Consulté en mi brazalete el estado de mi última orden. Bien, otro cabo suelto que había sido eliminado. Columbia ya no sería un problema, no podría decirle a nadie que estábamos juntos en el plan de quitar de en medio a la reina blanca. El delegado de Pholion al que le ordené suicidarse sabía a lo que se exponía, era un buen soldado, y como tal, sabía lo que se esperaba de él. Se tragaría la cápsula de veneno sin siquiera dudar, porque sabía que si una reveladora se ponía a hurgar en su cabeza, todo, absolutamente todo acabaría descubriéndose. Por eso no podíamos permitir que siguiera vivo. En cuanto a Columbia... Ella era igual de peligrosa para mí, sabía demasiado, pero no pertenecía a la orden, ella no se sacrificaría voluntariamente. Es más, vendería a quién fuese para salvarse a sí misma. La única opción era quitarla de en medio nosotros mismos.

Al principio yo solo quería un voto más, el de la casa azul, en el Consejo de los Altos. Pero sé cuando dar un paso atrás, al contrario que Columbia. A mi no me ciega la ira, ni la ambición, solo busco alcanzar un objetivo, y el conseguirlo puede llevar tiempo, y sobre todo tener contratiempos. Una batalla no determina el final de la guerra.

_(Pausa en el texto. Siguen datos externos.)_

+template <int CPT>
+__global__ __launch_bounds__(kThreads) void msda_sf_bwd_params(const float* __restrict__ gout, const float* __restrict__ s_in,
+                                                                const float* __restrict__ beta_in, long long R, int M, int D,
+                                                                float* __restrict__ gwv, float* __restrict__ gbv) {
+  const int C = M * D, T = blockDim.x, tid = threadIdx.x;
+  const int o = blockIdx.x, h = o / D;
+  int ch[CPT];
+#pragma unroll
+  for (int i = 0; i < CPT; ++i) ch[i] = min(tid + i * T, C - 1);
+  float acc[CPT];
+#pragma unroll
+  for (int i = 0; i < CPT; ++i) acc[i] = 0.f;
+  float b = 0.f;
+#pragma unroll 4
+  for (long long r = 0; r < R; ++r) {
+    const float g = gout[r * C + o];
+    const float* sr = s_in + (r * M + h) * C;
+#pragma unroll
+    for (int i = 0; i < CPT; ++i) acc[i] += g * sr[ch[i]];
+    b += g * beta_in[r * M + h];
+  }
+#pragma unroll
+  for (int i = 0; i < CPT; ++i) {
+    const int c = tid + i * T;
+    if (c < C) gwv[(long long)o * C + c] = acc[i];
+  }
+  if (gbv && tid == 0) gbv[o] = b;
+}
+
+inline bool aligned_to(const void* p, uintptr_t a) { return (reinterpret_cast<uintptr_t>(p) & (a - 1)) == 0; }
+
+inline bool shape_ok(long long S, int M, int D, int L, int P) {
+  const long long C = (long long)M * D;
+  return C % 64 == 0 && C <= kMaxC && (long long)L * P <= kMaxSamples && S * C < (1LL << 31);
+}
+
+inline int launch_status() {
+  const hipError_t e = hipGetLastError();
+  return e == hipSuccess ? 0 : -(int)e;
+}
+
+inline int check_dims(int N, int S, int M, int D, int L, int Lq, int P) {
+  if (N < 0) return -1009;
+  if (S <= 0) return -1010;
+  if (M <= 0) return -1011;
+  if (D <= 0) return -1012;
+  if (L <= 0) return -1013;
+  if (Lq < 0) return -1014;
+  if (P <= 0) return -1015;
+  return 0;
+}
+
+#define SF_DISPATCH(CPT_, ...)        \
+  switch (CPT_) {                     \
+    case 1: SF_LAUNCH(1, __VA_ARGS__); break; \
+    case 2: SF_LAUNCH(2, __VA_ARGS__); break; \
+    case 3: SF_LAUNCH(3, __VA_ARGS__); break; \
+    default: SF_LAUNCH(4, __VA_ARGS__); break; \
+  }
+
+}
+
+extern "C" {
+
+int ocpg_msda_sf_fwd_f32(const float* src, const float* wv, const float* bv, const unsigned char* pad, const int64_t* shapes,
+                         const int64_t* level_start, const float* loc, const float* attn, int N, int S, int M, int D, int L, int Lq, int P,
+                         float* out, float* s, float* beta, void* stream) {
+  if (int e = check_dims(N, S, M, D, L, Lq, P)) return e;
+  if (!shape_ok(S, M, D, L, P)) return -2000;
+  const long long rows = (long long)N * Lq * M;
+  if (rows == 0) return 0;
+  if (!src) return -1001;
+  if (!wv) return -1002;
+  if (!shapes) return -1005;
+  if (!level_start) return -1006;
+  if (!loc) return -1007;
+  if (!attn) return -1008;
+  if (!out) return -1016;
+  if (!s) return -1017;
+  if (!beta) return -1018;
+  if (rows >= (1LL << 31)) return -2000;
+  if (!aligned_to(src, 4) || !aligned_to(wv, 4) || !aligned_to(bv, 4) || !aligned_to(shapes, 8) || !aligned_to(level_start, 8) ||
+      !aligned_to(loc, 4) || !aligned_to(attn, 4) || !aligned_to(out, 4) || !aligned_to(s, 4) || !aligned_to(beta, 4))
+    return -2000;
+  const int C = M * D, T = C < kThreads ? C : kThreads, cpt = (C + kThreads - 1) / kThreads;
+  hipStream_t st = (hipStream_t)stream;
+#define SF_LAUNCH(CPT_, ...) msda_sf_fwd<CPT_><<<(unsigned)rows, T, 0, st>>>(__VA_ARGS__)
+  SF_DISPATCH(cpt, src, wv, bv, pad, shapes, level_start, loc, attn, S, M, D, L, Lq, P, out, s, beta)
+#undef SF_LAUNCH
+  return launch_status();
+}
+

Ahora tenía que encontrar una nueva manera de hacerme con el control del Consejo de Los Altos. Tres votos de cuatro útiles era todo lo que necesitaba, suficiente para conseguir la corona blanca, pero todo eso cambió con la aparición de esa mujer. Primero nos arrebató la corona azul, luego la violeta, y añadió a la casa roja a la ecuación. Con cuatro de siete votos es imposible arrebatarle el control.

Necesitaba un nuevo plan, uno que nos pusiera de nuevo en el camino, pero para trazarlo necesitaba el consejo de alguien más sabio que yo, alguien que conociese la naturaleza humana mucho mejor. Y solo había alguien así, y no me refiero a uno de esos estudiosos amarillos, ellos nunca cederían ante un plan como el que estaba llevando a cabo la orden. La única persona que podía ayudarme estaba en el lugar más impenetrable de Krakatoa.

Tenía la abertura de la cueva natural frente a mí. Los adornos centenarios seguían mostrando el brillo y poder de los siglos pasados, gracias a los devotos al culto que seguían cuidando del lugar y a su líder. El descubrimiento del kupai verde podría haber sido una gran escisión en la religión de nuestro pueblo, pero el "eterno" supo cómo absorber el nuevo objeto de culto y hacerlo propio.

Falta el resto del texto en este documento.